Services: This section defines the services that make up your application. Here, you only have one service: postgres.
Postgres: This section defines the configuration for the postgres service.
image: postgres:latest
This line specifies the Docker image to use for the service. Here, it’s using the official postgres:latest image, which pulls the latest version of the PostgreSQL database server.
Environment: This section defines environment variables for the container. These variables will be accessible in the container during runtime.
POSTGRES_USER:Sets the username for the PostgreSQL database.

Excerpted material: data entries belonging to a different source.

template <uint32_t CAPS, bool FRAMES = false>
__device__ __forceinline__ void shade_path(const DeviceScene& sc, const FrameConstants& fc, const HitRecord& hit, V3 dir, Rng& rng,
                                           uint32_t& flags, float4& thr, const F3& li, V3& T, V3& L, V3& lsr, bool& terminate,
                                           bool& hasShadow, V3& nO, V3& nD, float4& sO, V3& sD, float& extOpacity,
                                           float& shadowOpacity DCRT_MCLK_PARAMS)
{
    const uint32_t bounce = flags & 0xFFu;
    const uint32_t features = fc.features;
    const bool vndf = (features & DCRT_FEATURE_GGX_SAMPLE_VNDF) != 0;
    const bool hasHit = hit.t != inf();
    Intersection it;
    it.lightIndex = DCRT_LIGHT_INDEX_INVALID; it.triangleIndex = 0;
    it.geometryNormal = mk(0.0f, 0.0f, 0.0f);
    if (hasHit) hit_to_intersection<CAPS, FRAMES>(sc, hit, it);
    DCRT_MCLK(1);
    T = mk(thr.x, thr.y, thr.z);
    L = mk(li.x, li.y, li.z);
    {
        const uint32_t lightIndex = hasHit ? it.lightIndex : fc.envLightIndex;
        const bool visible = (features & DCRT_FEATURE_LIGHT_VISIBLE) != 0;
        if (visible ? lightIndex != DCRT_LIGHT_INDEX_INVALID : (bounce > 0 && lightIndex != DCRT_LIGHT_INDEX_INVALID)) {
            V3 radiance; float lightPdf;
            evaluate_light<CAPS>(sc, lightIndex, it.triangleIndex, it.geometryNormal, dir, hit.t, fc.lightCount, &radiance, &lightPdf);
            if (lightPdf > 0.0f) {
                const float weight = !(flags & kFlagDelta) ? power_heuristic(thr.w, lightPdf) : 1.0f;
                L = L + T * radiance * weight;
            }
        }
    }
// ... 134 lines not shown
    DCRT_MCLK_INIT;
    uint32_t itemsDone = 0;
    uint32_t round = 0;
    uint32_t doneFlag = kFlagIdle;
    if constexpr (EARLY) doneFlag = (uint32_t)__builtin_amdgcn_readfirstlane((int)idle_from(epoch_of(cnt) + 2u));
    for (uint32_t base = blockIdx.x * blockDim.x; base < count; base += gridDim.x * blockDim.x) {
    const uint32_t i = base + threadIdx.x;
    bool active = i < count;
    uint32_t newPixel = kNoPixel;
    if (virt && active) {
        newPixel = slot(pool.pixel, i);
        active = newPixel != kNoPixel;
    }
    bool terminate = false, hasShadow = false, ends = false, last = false;
    uint32_t path = 0, pix = 0;
    float4 sample = make_float4(0.0f, 0.0f, 0.0f, 0.0f);
    float2* outPos = nullptr;
    float4* outVal = nullptr;
    V3 nO = mk(0.0f, 0.0f, 0.0f), nD = mk(0.0f, 0.0f, 0.0f);
    float4 sO = make_float4(0.0f, 0.0f, 0.0f, 0.0f);
    V3 sD = mk(0.0f, 0.0f, 0.0f);
    uint32_t pathFlags = 0;
    float4 sThr = make_float4(0.0f, 0.0f, 0.0f, 0.0f);
    V3 sT = mk(0.0f, 0.0f, 0.0f), sL = mk(0.0f, 0.0f, 0.0f), sLsr = mk(0.0f, 0.0f, 0.0f);
    uint4 sRng = make_uint4(0u, 0u, 0u, 0u);
    if (active) {
        ++itemsDone;
        const float4 h4 = pool.hit[2 * i], hd = pool.hit[2 * i + 1];
        HitRecord hit;
        hit.t = h4.x; hit.u = h4.y; hit.v = h4.z; hit.tri = asu(h4.w); hit.inst = asu(hd.w);
        const V3 dir = mk(hd.x, hd.y, hd.z);
        Rng rng;
        uint32_t flags;
        float4 thr, l4, l2;
        bool shadowHit = false;
        if (virt) {
            V3 unusedO, unusedD;
            rng = new_path<false>(fcv, newPixel, &unusedO, &unusedD);
            path = i;
            flags = kFlagDelta;
            thr = make_float4(1.0f, 1.0f, 1.0f, 0.0f);
            l4 = make_float4(0.0f, 0.0f, 0.0f, 0.0f);
            l2 = make_float4(0.0f, 0.0f, 0.0f, 0.0f);
        } else {
            const uint32_t q = qpos(pool.recCap, qm, i);
            const PathStateA& ps = state_at(pool.stateAPrev, q);
            const PathStateB& psB = state_at(pool.stateBPrev, q);
            const uint4 r4 = ps.rng;
            l2 = ps.lsrMisc;
            const float4 bThr = psB.thr, bLi = psB.liLsr;
            uint32_t shRaw = 0u;
            if constexpr (FUSED) {
                if (__ballot((asu(l2.z) & kFlagShadowPending) != 0u) != 0ull) shRaw = pool.shadowHitPrev[q];
            } else {
                shRaw = pool.shadowHitPrev[q];
            }
            rng.s0 = r4.x; rng.s1 = r4.y; rng.s2 = r4.z; rng.s3 = r4.w;
            path = asu(l2.w);
            flags = asu(l2.z);
            const bool first = (flags & kFlagFirst) != 0u;
            thr = first ? make_float4(1.0f, 1.0f, 1.0f, 0.0f) : bThr;
            l4 = first ? make_float4(0.0f, 0.0f, 0.0f, 0.0f) : bLi;
            shadowHit = (flags & kFlagShadowResolved) != 0u || ((flags & kFlagShadowPending) != 0u && shRaw != 0u);
            flags &= ~(kFlagFirst | kFlagShadowPending | kFlagShadowResolved);
        }
        F3 li{l4.x, l4.y, l4.z};
        {
            const F3 lsr0{l4.w, l2.x, l2.y};
            li.x = li.x + (!shadowHit ? lsr0.x : 0.0f);
            li.y = li.y + (!shadowHit ? lsr0.y : 0.0f);
            li.z = li.z + (!shadowHit ? lsr0.z : 0.0f);
        }
        uint32_t out = path;
        asm volatile("" : "+v"(out));
        float extOpacity = 0.0f, shadowOpacity = 0.0f;
        V3 T, L, lsr;
        DCRT_MCLK(0);
        shade_path<CAPS, SCENE_LDS == 1 && !caps_any_scene(CAPS)>(sc, fcv, hit, dir, rng, flags, thr, li, T, L, lsr, terminate, hasShadow, nO, nD, sO, sD,
                         extOpacity, shadowOpacity DCRT_MCLK_ARGS);
        DCRT_MCLK(4);
        if (fcv.features & DCRT_FEATURE_ALLOW_ANYHIT) {
            if (!terminate) slot(pool.extOpacity, out) = extOpacity;
            if (hasShadow) slot(pool.shadowOpacity, out) = shadowOpacity;
        }
        ends = terminate && !hasShadow;
        if constexpr (EARLY) {
            const uint32_t mode = sc.earlyFinish;
            last = !terminate && (flags & 0xFFu) > fcv.maxBounce && mode != 0u && (mode != 2u || (path & 1u) == 0u) &&
                   (fcv.features & DCRT_FEATURE_ALLOW_ANYHIT) == 0u;
        }
        if constexpr (PROBE) {
            uint32_t* rowRays = sampleOut->rowRays;
            const uint32_t p = virt ? newPixel : slot(pool.pixel, out);
            const uint32_t W = fcv.resolution[0], wh = W * fcv.resolution[1];
            atomicAdd(&rowRays[(p % wh) / W], hasShadow ? 2u : 1u);
        }
        pathFlags = flags;
        sThr = thr;
        sT = T;
        sL = L;
        sLsr = lsr;
        sRng = make_uint4(rng.s0, rng.s1, rng.s2, rng.s3);
        if (ends || terminate || last) {
            const SampleOut so = *sampleOut;
            if (ends || last || so.debugRng) pix = slot(pool.pixel, out);
            if (ends || last) {
                sample = make_float4(L.x + 0.0f, L.y + 0.0f, L.z + 0.0f, 0.0f);
                outPos = so.samplePosition;
                outVal = so.sampleValue;
            }
            if (so.debugRng) sample_at(so.debugRng, pix) = make_uint4(rng.s0, rng.s1, rng.s2, rng.s3);
        }
    }
    bool inlined = false, occluded = false;
    if constexpr (FUSED) {
        const V3 sInv = inv_dir(sD);
        inlined = active && hasShadow && cells_finite(sInv) && (path & fcv.shadowInlineMask) == 0u;
        if (inlined)
            occluded = cells_occluded_cached(si.cells, si.res, mk(sO.x, sO.y, sO.z), sD, sO.w, sInv,
                                             (fcv.features & DCRT_FEATURE_WATERTIGHT) != 0, cellNodes, cellTris, cellLeaves);
        inlineRays += (uint32_t)__popcll(__ballot(inlined));
    }
    const bool queued = active && hasShadow && !inlined;
    DCRT_MCLK(5);
    uint32_t es, ss;
    const bool done = last && (!hasShadow || inlined);
    if (done) {
        sample.x = (sL.x + (!occluded ? sLsr.x : 0.0f)) + 0.0f;
        sample.y = (sL.y + (!occluded ? sLsr.y : 0.0f)) + 0.0f;
        sample.z = (sL.z + (!occluded ? sLsr.z : 0.0f)) + 0.0f;
    }
    const bool fin = active && ((terminate && hasShadow) || (last && !done));
    uint32_t fb;
    uint32_t lastBase = 0u, lastRank = 0u;
    if constexpr (EARLY) {
        const unsigned long long lm = __ballot(last);
        if (lm != 0ull) {
            lastRank = __builtin_amdgcn_mbcnt_hi((uint32_t)(lm >> 32), __builtin_amdgcn_mbcnt_lo((uint32_t)lm, 0u));
            const unsigned long long both = (unsigned long long)__popcll(lm) | ((unsigned long long)__popcll(__ballot(done)) << 32);
            if ((threadIdx.x & 63u) == 0u) lastBase = (uint32_t)atomicAdd(last_ctr(cnt, shard), both);
        }
    }
    block_append3(active && !terminate && !last, qctr(cnt, kQExt, shard), queued, qctr(cnt, kQShadow, shard),
                  fin, qctr(cnt, kQFinish, fshard), sm + (round & 1u) * 48u, &es, &ss, &fb);
    DCRT_MCLK(6);
    if constexpr (EARLY) lastBase = (uint32_t)__builtin_amdgcn_readfirstlane((int)lastBase);
    const uint32_t qNext = shard * pool.recCap + es;
    const uint32_t fPos = fshard * pool.finCap + fb;
    asm volatile("" ::"v"(pix));
    if (ends || done) {
        store_global(outPos, pix, pixel_sample(fcv, pix));
        store_global(outVal, pix, sample);
        slot(pool.flags, path) = done ? doneFlag : kFlagIdle;
    }
    if (last) {
        float4* r = ext_rec(pool.extRec, shard * pool.recCap + (pool.recCap - 1u - (lastBase + lastRank)));
        r[0] = make_float4(nO.x, nO.y, nO.z, 0.0f);
        r[1] = make_float4(nD.x, nD.y, nD.z, asf(path));
    }
    if (active && !terminate && !last) {
        float4* r = ext_rec(pool.extRec, qNext);
        r[0] = make_float4(nO.x, nO.y, nO.z, 0.0f);
        r[1] = make_float4(nD.x, nD.y, nD.z, asf(path));
        PathStateA& st = state_at(pool.stateA, qNext);
        PathStateB& stB = state_at(pool.stateB, qNext);
        st.rng = sRng;
        stB.thr = make_float4(sT.x, sT.y, sT.z, sThr.w);
        stB.liLsr = make_float4(sL.x, sL.y, sL.z, sLsr.x);
        st.lsrMisc = make_float4(sLsr.y, sLsr.z, asf(pathFlags | (queued ? kFlagShadowPending : 0u) | (occluded ? kFlagShadowResolved : 0u)), asf(path));
    }
    if (fin) {
        FinishRec& fr = pool.finRec[fPos];
        fr.liLsr = make_float4(sL.x, sL.y, sL.z, sLsr.x);
        fr.lsrSlot = make_float4(sLsr.y, sLsr.z, asf(path), asf(last ? kFinishEarly : 0u));
        if (inlined) pool.finHit[fPos] = occluded ? 1u : 0u;
    }
    if (queued) {
        const uint32_t sq = shard * pool.recCap + ss;
        float4* r = ext_rec(pool.shRec, sq);
        r[0] = sO;
        r[1] = make_float4(sD.x, sD.y, sD.z, asf(terminate || last ? (fPos | kDestFinish) : qNext));
        if (fcv.features & DCRT_FEATURE_ALLOW_ANYHIT) slot(pool.shadowQueue, sq) = path;
    }
    DCRT_MCLK(2);
    ++round;
    }
    if constexpr (FUSED) {
        if ((threadIdx.x & 63u) == 0u && inlineRays) atomicAdd(&inlineTotal, inlineRays);
        __syncthreads();
        if (threadIdx.x == 0 && inlineTotal) atomicAdd(&cnt->w[(kInlineShadowWord + shard) * kShardStride], inlineTotal);
    }
    DCRT_MCLK_FLUSH(itemsDone);
    (void)itemsDone;
}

POSTGRES_PASSWORD: Sets the password for the PostgreSQL database. Here it is secretPassw0rd.
POSTGRES_DB: Set to create the database. The database is set to alt_netflix_db
Ports: This section maps ports on the host machine to ports inside the container. Here, it maps port 5434 t0 5432 inside the container. This allows you to connect to the PostgreSQL database from the host machine using port 5434.
Volumes: This section defines persistent storage for the container. Volumes allow data to persist even if the container is recreated.

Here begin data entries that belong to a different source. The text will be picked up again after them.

template <int N, int SB, bool GR = false>
constexpr NetPlan<N, SB> net_make_plan()
{
    NetPlan<N, SB> p;
    constexpr int G = GR ? N / 3 : 0;
    short q[4 * N + 4 * SB] = {}, nx[2 * N + 2 * SB] = {};
    bool qneg[4 * N + 4 * SB] = {}, nxneg[2 * N + 2 * SB] = {};
    short qgrp[4 * N + 4 * SB] = {};
    int head = 0, tail = 0, nn = 0;
    for (int w = 0; w < SB; w++) {
        const bool top = w == SB - 1;
        head = 0; tail = 0;
        q[tail] = (short)(2 * N + w); qneg[tail++] = false;
        if (w == 0) {
            for (int g = 0; g < G; g++) {
                qgrp[tail] = (short)(1 + 3 * g); qneg[tail++] = false;
                qgrp[tail] = (short)(1 + N + 3 * g); qneg[tail++] = true;
            }
            for (int i = 3 * G; i < N; i++) {
                q[tail] = (short)i; qneg[tail++] = false;
                q[tail] = (short)(N + i); qneg[tail++] = true;
            }
        }
        for (int i = 0; i < nn; i++) { q[tail] = nx[i]; qneg[tail++] = nxneg[i]; }
        nn = 0;
        while (tail - head >= 2) {
            const int k = tail - head >= 3 ? 3 : 2;
            for (int j = 0; j < k; j++)
                if (qgrp[head + j]) {
                    const short in0 = (short)(qgrp[head + j] - 1);
                    NetCell gc = {in0, (short)(in0 + 1), (short)(in0 + 2), -1, -1, BOP_MAJ_NC, (short)w, true};
                    gc.s = (short)p.nwires++;
                    gc.cy = (short)p.nwires++;
                    nx[nn] = gc.cy; nxneg[nn++] = qneg[head + j];
                    p.nops++;
                    q[head + j] = gc.s; qgrp[head + j] = 0;
                    p.cell[p.ncell++] = gc;
                }
            short in[3] = {-1, -1, -1};
            int np = 0, ng = 0;
            for (int j = 0; j < k; j++) if (!qneg[head + j]) in[np++] = q[head + j];
            for (int j = 0; j < k; j++) if (qneg[head + j]) in[np + ng++] = q[head + j];
            head += k;
            NetCell c = {in[0], in[1], in[2], (short)p.nwires++, -1, 0, (short)w};
            bool sneg = false, cneg = false;
            if (k == 3) {
                sneg = ng & 1; cneg = ng >= 2;
                c.imm = ng == 1 ? BOP_MAJ_NC : ng == 2 ? BOP_BORROW : BOP_MAJ;
            } else {
                sneg = ng == 2; cneg = ng >= 1;
                c.imm = ng == 1 ? BOP_ANDN : 0;
            }
            p.nops++;
            if (!top) {
                c.cy = (short)p.nwires++;
                nx[nn] = c.cy; nxneg[nn++] = cneg;
                p.nops++;
            }
            q[--head] = c.s; qneg[head] = sneg;
            p.cell[p.ncell++] = c;
        }
        p.out[w] = q[head];
        if (qneg[head] && !top) { nx[nn] = q[head]; nxneg[nn++] = true; }
    }
    bool made[NetPlan<N, SB>::NIN + 2 * NetPlan<N, SB>::MAXC] = {};
    for (int i = 0; i < NetPlan<N, SB>::NIN; i++) made[i] = true;
    NetCell order[NetPlan<N, SB>::MAXC] = {};
    bool done[NetPlan<N, SB>::MAXC] = {};
    for (int n = 0; n < p.ncell; n++) {
        int pick = -1;
        for (int i = 0; i < p.ncell; i++) {
            const NetCell &c = p.cell[i];
            if (done[i] || !made[c.a] || !made[c.b] || (c.c >= 0 && !made[c.c])) continue;
            if (pick < 0 || c.w > p.cell[pick].w) pick = i;
        }
        done[pick] = true;
        order[n] = p.cell[pick];
        made[order[n].s] = true;
        if (order[n].cy >= 0) made[order[n].cy] = true;
    }
    for (int n = 0; n < p.ncell; n++) p.cell[n] = order[n];
    return p;
}

template <int N, int SB, bool GR = false>
struct NetPlanOf { static constexpr NetPlan<N, SB> value = net_make_plan<N, SB, GR>(); };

./pg_data:/var/lib/postgresql/data
: This mounts the local directory ./pg_data on the host machine to the /var/lib/postgresql/data directory inside the container. This directory stores the actual database data, ensuring it persists across container restarts../data:/data
: This mounts the local directory./data
on the host machine to the /data directory inside the container../infra_scripts/init.sql:/docker-entrypoint-initdb.d/init.sql
: his mounts the local file ./infra_scripts/init.sql on the host machine to the/docker-entrypoint-initdb.d/init.sql
directory inside the container. This allows you to run an initialization script when the container starts, potentially for setting up database schema or other configurations.
Test Service
In the terminal type Docker-compose up -d
and press enter. You can use PGADMIN software or DbWeaver to connect with the credentials.
Python Script
I used pysycopg2 library to access postgres database with python
import psycopg2
import os
from dotenv import load_dotenv
load_dotenv()
# create a connection
def _get_pg_cred():
return {
"user": os.environ.get("POSTGRES_USER"),
"password": os.environ.get("POSTGRES_PASSWORD"),
"port": os.environ.get("POSTGRES_PORT", 5434),
"host": os.environ.get("POSTGRES_HOST", "0.0.0.0"),
"db_name": os.environ.get("POSTGRES_DB"),
}
def start_postgres_connection():
creds = _get_pg_cred()
connection = psycopg2.connect(
dbname=creds["db_name"],
user=creds["user"],
password=creds["password"],
host=creds["host"],
port=creds["port"],
)
return connection
def query_database(connection, query_str):
conn = connection
cursor = conn.cursor()
cursor.execute(query_str)
rows = cursor.fetchall()
cursor.close()
conn.close()
return rows
from db_manager import start_postgres_connection, query_database
if __name__ == "__main__":
conn = start_postgres_connection()
query = """
SELECT COUNT(*) AS TOTAL_RECORDS
FROM MOVIE_DATA.NETFLIX_DATA;
"""
result = query_database(connection=conn, query_str=query)
print(result)
Conclusion
In this article, you learnt how to use Docker Compose to create a PostgreSQL image and run a Python script to execute SQL files against the PostgreSQL database.